I can teach to the cheaters or I can teach to the students with integrity. I cannot do both. So, I put in a few requirements to keep the lazy cheaters from cheating, but I don’t worry about the ones who hire personal assistants to write and turn in a topic, write and turn in an annotated bibliography, write and turn in a draft, etc. The dedicated cheaters have more time to cheat (and more money to spend on the process) than I have hours to chase after them.
And if you think I can fail a student for cheating based on nothing else but my belief in his or her dishonesty, you do not understand the service mentality of the modern universtiy. The student is innocent until I find the source of the plagiarism in print, and even then I may be instructed to forego the honor court on the grounds that being caught is part of “the learning process.” There is almost no way I can bring a case against a student who purchased an original paper. If the student is saavy enough to hire a writer who follows the requirements of the assignment, then my beliefs about the origin of the paper have no standing. This is part and parcel of our judicial system–the police officer cannot cite me for speeding because he feels like I’m driving too fast. And I cannot penalize a student for cheating because his prose feels inauthentic to me.
We live in a country that prefers to let some cheaters and crooks escape rather than risk penalizing innocent people very often. It is a trade off. If it makes you indignant, then speak up when you see classmates cheating–don’t ask me to be the tyrant in the democracy. Cheating occurs because most students refuse to hold their peers to standards of integrity and sympathize with cheaters when they are caught. I catch the ones I’m allowed to catch (the ones who cut and paste from sources). If you want the others caught, then take part in the process.

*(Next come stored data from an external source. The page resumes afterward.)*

#ifndef EOGS_PP_WAVES
#define EOGS_PP_WAVES 6
#endif
#define PP_ATTR __attribute__((amdgpu_waves_per_eu(EOGS_PP_WAVES, EOGS_PP_WAVES)))
template <bool RAW>
__global__ __launch_bounds__(BLK) PP_ATTR void preprocess_fwd_kernel(
    int P, int H, int W, int gx, int gy,
    const float* __restrict__ means3D, const float* __restrict__ scales, const float* __restrict__ rotations,
    const float* __restrict__ cov3D_precomp, const float* __restrict__ opacities, const float* __restrict__ colors,
    const float* __restrict__ vm, const float* __restrict__ alt, float scale_modifier, int antialiasing,
    int* __restrict__ radii, float4* __restrict__ packed, uint4* __restrict__ binfo, float4* __restrict__ bext,
    uint32_t* __restrict__ pblock,
    uint32_t* __restrict__ pbkey) {
  __shared__ float s_m[3 * BLK];
  __shared__ float s_s[3 * BLK];
  __shared__ float s_c[RAW ? 3 * BLK : 1];
  __shared__ uint32_t s_cnt[BLK / 64];
  const int t = threadIdx.x;
  const size_t row0 = (size_t)blockIdx.x * BLK;
  const int rows = (int)(((size_t)P - row0) < (size_t)BLK ? ((size_t)P - row0) : (size_t)BLK);
  float4 q_pre = make_float4(1.f, 0.f, 0.f, 0.f);
  float op_pre = 0.f;
  {
    float st_m[3], st_s[3] = {0.f, 0.f, 0.f}, st_c[3] = {0.f, 0.f, 0.f};
    stage_rows3_load(means3D, row0, rows, st_m);
    if (scales) stage_rows3_load(scales, row0, rows, st_s);
    if (RAW) stage_rows3_load(colors, row0, rows, st_c);
    if (t < rows) {
      if (!cov3D_precomp) q_pre = reinterpret_cast<const float4*>(rotations)[row0 + t];
      op_pre = opacities[row0 + t];
    }
    stage_rows3_store(rows, st_m, s_m);
    if (scales) stage_rows3_store(rows, st_s, s_s);
    if (RAW) stage_rows3_store(rows, st_c, s_c);
  }
  __syncthreads();

  const size_t idx = row0 + t;
  uint32_t my_tiles = 0, my_entries = 0, key_bits = 0, bkind = BK_RECT, my_err = 0;
  uint32_t op64 = 0;
  uint4 bi0 = make_uint4(0u, 0u, 0u, 0u);
  bool need_count = false;
  uint32_t c_kind = BK_RECT;
  SpanParams c_sp = {};
  int c_sx0 = 0, c_sy0 = 0, c_sx1 = 0, c_sy1 = 0;
  if (t < rows) {
    const float p[3] = {s_m[3 * t], s_m[3 * t + 1], s_m[3 * t + 2]};
    float pv[3];
#pragma unroll
    for (int i = 0; i < 3; i++) pv[i] = vm[i] * p[0] + vm[4 + i] * p[1] + vm[8 + i] * p[2] + vm[12 + i];

    float c6[6];
    if (cov3D_precomp) {
      const float2* c2 = reinterpret_cast<const float2*>(cov3D_precomp + 6 * idx);
      float2 a = c2[0], b = c2[1], c = c2[2];
      c6[0] = a.x; c6[1] = a.y; c6[2] = b.x; c6[3] = b.y; c6[4] = c.x; c6[5] = c.y;
    } else {
      const float4 q = q_pre;
      float s[3] = {s_s[3 * t], s_s[3 * t + 1], s_s[3 * t + 2]};
      float qq[4] = {q.x, q.y, q.z, q.w};
      if (RAW) raw_activate(s, qq);
      cov3d_from_scale_rot(s, scale_modifier, qq, c6);
    }
    float T[2][3];
    build_T(vm, W, H, T);
    float cx, cy, cz;
    cov2d(T, c6, cx, cy, cz);

    const float h_var = 0.3f;
    const float det_cov = cx * cz - cy * cy;
    cx += h_var;
    cz += h_var;
    const float det = cx * cz - cy * cy;
    float hcs = 1.0f;
    if (antialiasing) hcs = sqrtf(fmaxf(0.000025f, det_cov / det));

    int radius = 0;
    if (det != 0.0f) {
      const float det_inv = 1.f / det;
      const float mid = 0.5f * (cx + cz);
      const float root = sqrtf(fmaxf(0.1f, mid * mid - det));
      const float lambda1 = mid + root, lambda2 = mid - root;
      const float my_radius = ceilf(3.f * sqrtf(fmaxf(lambda1, lambda2)));
      const float px = (float)((((double)pv[0] + 1.0) * W - 1.0) * 0.5);
      const float py = (float)((((double)pv[1] + 1.0) * H - 1.0) * 0.5);
      const int r = (int)my_radius;
      const int x0 = clampi((int)((px - r) / TILE), 0, gx);
      const int y0 = clampi((int)((py - r) / TILE), 0, gy);
      const int x1 = clampi((int)((px + r + TILE - 1) / TILE), 0, gx);
      const int y1 = clampi((int)((py + r + TILE - 1) / TILE), 0, gy);
      const int area = (x1 - x0) * (y1 - y0);
      if (area != 0) {
        radius = r;
        const float d = (float)(200.0 - (double)pv[2]);
        if (d < 0) my_err = 0x80000000u;
        const float op_in = RAW ? sigmoidf(op_pre) : op_pre;
        const float ca = cz * det_inv, cb = -cy * det_inv, cc = cx * det_inv, op = op_in * hcs;
        op64 = (uint32_t)(fminf(fmaxf(op, 0.f), 1.f) * 64.f + 0.5f);
        const int gsx = (W + SUBX - 1) / SUBX, gsy = (H + SUBY - 1) / SUBY;
        int sx0 = FX * x0, sy0 = FY * y0;
        int sx1 = FX * x1 < gsx ? FX * x1 : gsx, sy1 = FY * y1 < gsy ? FY * y1 : gsy;
        const float tau = 2.f * __logf(255.f * op);
        const float tau_m = tau + 1e-3f * (1.f + fabsf(tau));
        bool any = true;
        if (op < 1.f / 255.f) {
          any = false;
        } else if (tau_m >= 0.f && tau_m < 3.0e38f) {
          const float ex = __builtin_amdgcn_sqrtf(tau_m * cx) * 1.001f + 1e-2f, ey = __builtin_amdgcn_sqrtf(tau_m * cz) * 1.001f + 1e-2f;
          const float fx0 = floorf((px - ex) * (1.f / SUBX)), fx1 = floorf((px + ex) * (1.f / SUBX)) + 1.f;
          const float fy0 = floorf((py - ey) * (1.f / SUBY)), fy1 = floorf((py + ey) * (1.f / SUBY)) + 1.f;
          if (fx0 > (float)sx0) sx0 = (int)fminf(fx0, (float)sx1);
          if (fy0 > (float)sy0) sy0 = (int)fminf(fy0, (float)sy1);
          if (fx1 < (float)sx1) sx1 = (int)fmaxf(fx1, (float)sx0);
          if (fy1 < (float)sy1) sy1 = (int)fmaxf(fy1, (float)sy0);
        }
        const int sw = sx1 - sx0, sh = sy1 - sy0;
        unsigned long long m = 0ull;
        uint32_t kind = BK_RECT;
        SpanParams sp = {};
        if (!any || sw <= 0 || sh <= 0) {
          my_tiles = 0;
        } else if (sw * sh <= MASK_MAX_SUBTILES) {
          kind = BK_MASK;
          const int bx0 = sx0 / BLOCK_BIG, by0 = sy0 / BLOCK_BIG, bw = (sx1 - 1) / BLOCK_BIG - bx0 + 1;
          unsigned long long blocks = 0ull;
          if (tau_m >= 0.f && tau_m < 3.0e38f && ca * cc - cb * cb > 0.f) {
            const SpanParams spm = span_params(px, py, ca, cb, cc, tau_m);
            for (int sy = sy0; sy < sy1; sy++) {
              int c0, c1;
              row_span(spm, sy, sx0, sx1, c0, c1);
              if (c1 > c0) {
                const unsigned long long run = (c1 - c0 >= 64 ? ~0ull : ((1ull << (c1 - c0)) - 1ull)) << (c0 - sx0);
                m |= run << ((sy - sy0) * sw);
                const int b0 = c0 / BLOCK_BIG - bx0, b1 = (c1 - 1) / BLOCK_BIG - bx0;
                blocks |= (((1ull << (b1 - b0 + 1)) - 1ull) << b0) << ((sy / BLOCK_BIG - by0) * bw);
              }
            }
          } else {
            const float b_c = cb / cc, b_a = cb / ca;
            for (int sy = sy0; sy < sy1; sy++)
              for (int sx = sx0; sx < sx1; sx++) {
                const float bx = (float)(sx * SUBX), by = (float)(sy * SUBY);
                if (block_hit(px, py, ca, cb, cc, b_c, b_a, tau_m, bx, by, bx + (SUBX - 1), by + (SUBY - 1))) {
                  m |= 1ull << ((sy - sy0) * sw + (sx - sx0));
                  blocks |= 1ull << ((sy / BLOCK_BIG - by0) * bw + (sx / BLOCK_BIG - bx0));
                }
              }
          }
          my_tiles = (uint32_t)__popcll(m);
          my_entries = (uint32_t)__popcll(blocks);
        } else if (tau_m >= 0.f && tau_m < 3.0e38f && ca * cc - cb * cb > 0.f) {
          kind = BK_SPANS;
          sp = span_params(px, py, ca, cb, cc, tau_m);
          my_tiles = 1;
        } else {
          my_tiles = (uint32_t)(sw * sh);
        }
        if (my_tiles && kind != BK_MASK) {
          need_count = true;
          c_kind = kind; c_sp = sp; c_sx0 = sx0; c_sy0 = sy0; c_sx1 = sx1; c_sy1 = sy1;
          if (kind == BK_SPANS) {
            bext[2 * idx] = make_float4(sp.gx, sp.gy, sp.ex, sp.ey);
            bext[2 * idx + 1] = make_float4(sp.boa, sp.boc, sp.ta, sp.da);
          }
        }
        bkind = kind;
        if (my_tiles) {
          const float L2E = 1.4426950408889634f;
          float f[NCH];
          if (RAW) {
#pragma unroll
            for (int k = 0; k < 3; k++) f[k] = s_c[3 * t + k] * SH_C0 + 0.5f;
            f[3] = alt[0] * p[0] + alt[1] * p[1] + alt[2] * p[2] + alt[3];
            f[4] = 1.f;
          } else {
#pragma unroll
            for (int k = 0; k < NCH; k++) f[k] = colors[NCH * idx + k];
          }
          packed[4 * idx + 0] = make_float4(px, py, ca * (-0.5f * L2E), cb * L2E);
          packed[4 * idx + 1] = make_float4(cc * (-0.5f * L2E), op, f[0], f[1]);
          packed[4 * idx + 2] = make_float4(f[2], f[3], f[4], 1.f / d);
          bi0 = make_uint4((uint32_t)sx0 | ((uint32_t)sx1 << 16), (uint32_t)sy0 | ((uint32_t)sy1 << 16), (uint32_t)m,
                           (uint32_t)(m >> 32));
          key_bits = __float_as_uint(d);
        }
      }
    }
    radii[idx] = radius;
  }
  {
    const int lane = t & 63;
    const int my0 = c_sy0 / BLOCK_BIG, my1 = (c_sy1 - 1) / BLOCK_BIG;
    const uint32_t mrows = need_count ? (uint32_t)(my1 - my0 + 1) : 0u;
    const bool tall = mrows >= 4u;
    const uint32_t walk_cost = wave_max_u32_dpp(mrows);
    const uint32_t coop_cost = wave_sum_u32_dpp(tall ? 2u : 0u) + 3u;
    const bool together = coop_cost < walk_cost;
    uint32_t ent = 0, fine = 0;
    unsigned long long big = __ballot(tall && together);
    while (big) {
      const int src = __builtin_ctzll(big);
      big &= big - 1ull;
      SpanParams gs;
      gs.gx = __shfl(c_sp.gx, src, 64); gs.gy = __shfl(c_sp.gy, src, 64); gs.ex = __shfl(c_sp.ex, src, 64);
      gs.ey = __shfl(c_sp.ey, src, 64); gs.boa = __shfl(c_sp.boa, src, 64); gs.boc = __shfl(c_sp.boc, src, 64);
      gs.ta = __shfl(c_sp.ta, src, 64); gs.da = __shfl(c_sp.da, src, 64);
      const uint32_t gk = __shfl(c_kind, src, 64);
      const int gx0 = __shfl(c_sx0, src, 64), gy0 = __shfl(c_sy0, src, 64), gx1 = __shfl(c_sx1, src, 64), gy1 = __shfl(c_sy1, src, 64);
      uint32_t ne = 0, nf = 0;
      for (int MY = gy0 / BLOCK_BIG + lane; MY <= (gy1 - 1) / BLOCK_BIG; MY += 64)
        count_macro_row<BLOCK_BIG>(gk, gs, gx0, gy0, gx1, gy1, MY, ne, nf);
      ne = wave_sum_u32_dpp(ne);
      nf = wave_sum_u32_dpp(nf);
      if (lane == src) { ent = ne; fine = nf; }
    }
    if (need_count) {
      if (!(tall && together))
        for (int MY = my0; MY <= my1; MY++) count_macro_row<BLOCK_BIG>(c_kind, c_sp, c_sx0, c_sy0, c_sx1, c_sy1, MY, ent, fine);
      my_tiles = fine;
      my_entries = ent;
    }
  }
  const uint32_t inc = wave_incl_scan_u32(my_tiles);
  const int lane = t & 63;
  if (lane == 63) s_cnt[t >> 6] = inc;
  __syncthreads();
  const uint32_t w0 = s_cnt[0], w1 = s_cnt[1], w2 = s_cnt[2], w3 = s_cnt[3];
  const int w = t >> 6;
  const uint32_t pre = (w > 0 ? w0 : 0u) + (w > 1 ? w1 : 0u) + (w > 2 ? w2 : 0u);
  if (t < rows) {
    binfo[idx] = bi0;
    binfo[(size_t)P + idx] = make_uint4(my_tiles, pre + inc - my_tiles, key_bits, bkind | (my_entries << 2));
  }
  __shared__ uint32_t s_k[5][BLK / 64];
  uint32_t kmax = my_tiles ? key_bits : 0u, knmin = my_tiles ? ~key_bits : 0u, esum = my_tiles ? my_entries : 0u;
  const unsigned long long o64 = (unsigned long long)my_tiles * op64;
  uint32_t osum = o64 > 0x7FFFFFull ? 0x7FFFFFu : (uint32_t)o64;
  kmax = wave_max_u32_dpp(kmax);
  knmin = wave_max_u32_dpp(knmin);
  esum = wave_sum_u32_dpp(esum);
  osum = wave_sum_u32_dpp(osum);
  my_err = wave_or_u32_dpp(my_err);
  if (lane == 0) { s_k[0][w] = kmax; s_k[1][w] = knmin; s_k[2][w] = esum; s_k[3][w] = osum; s_k[4][w] = my_err; }
  __syncthreads();
  if (t == 0) {
    pblock[blockIdx.x] = w0 + w1 + w2 + w3;
    uint32_t a = s_k[0][0], b = s_k[1][0], e = s_k[2][0], ow = s_k[3][0], er = s_k[4][0];
    for (int i = 1; i < BLK / 64; i++) {
      a = s_k[0][i] > a ? s_k[0][i] : a;
      b = s_k[1][i] > b ? s_k[1][i] : b;
      e += s_k[2][i];
      ow += s_k[3][i];
      er |= s_k[4][i];
    }
    pbkey[4 * blockIdx.x] = a;
    pbkey[4 * blockIdx.x + 1] = b;
    pbkey[4 * blockIdx.x + 2] = e;
    pbkey[4 * blockIdx.x + 3] = ow | er;
  }
}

November 25, 2010 at 6:22 am
Kevin Whitefoot
The best defence against such cheating is to require your students to defend their work orally, in English universities called viva voce. When I was studying physics many years ago the most important parts were the tutorials every second week where groups of not more than four students would have to present to their tutor (a faculty member not some kind of assistant) the results of exercises that they had been set and defend the conclusions and methods. The final was a set of open note written examinations plus an oral defence before three faculty members of the written report (about 120 pages of single spaced typescript) of the major project that had occupied a large part of the final year. I don’t think any cheat could have got past that because the questions one is asked cannot be answered merely by regurgitating the paper that they have bought; they have to defend the methods, calculations, and conclusions.
Perhaps it is harder to weed out the cheats in soft sciences and arts but surely the same principles apply. The problem of course is that all this costs time and money so if the state wants everyone to have a bachelor’s degree something has to give and as far as I can see it is viva voce that is always the first to go.
If we always require that the students defend their work in person it doesn’t matter very much if they bought the work because they will not be able to defend it, the laziest of them will not even have read it.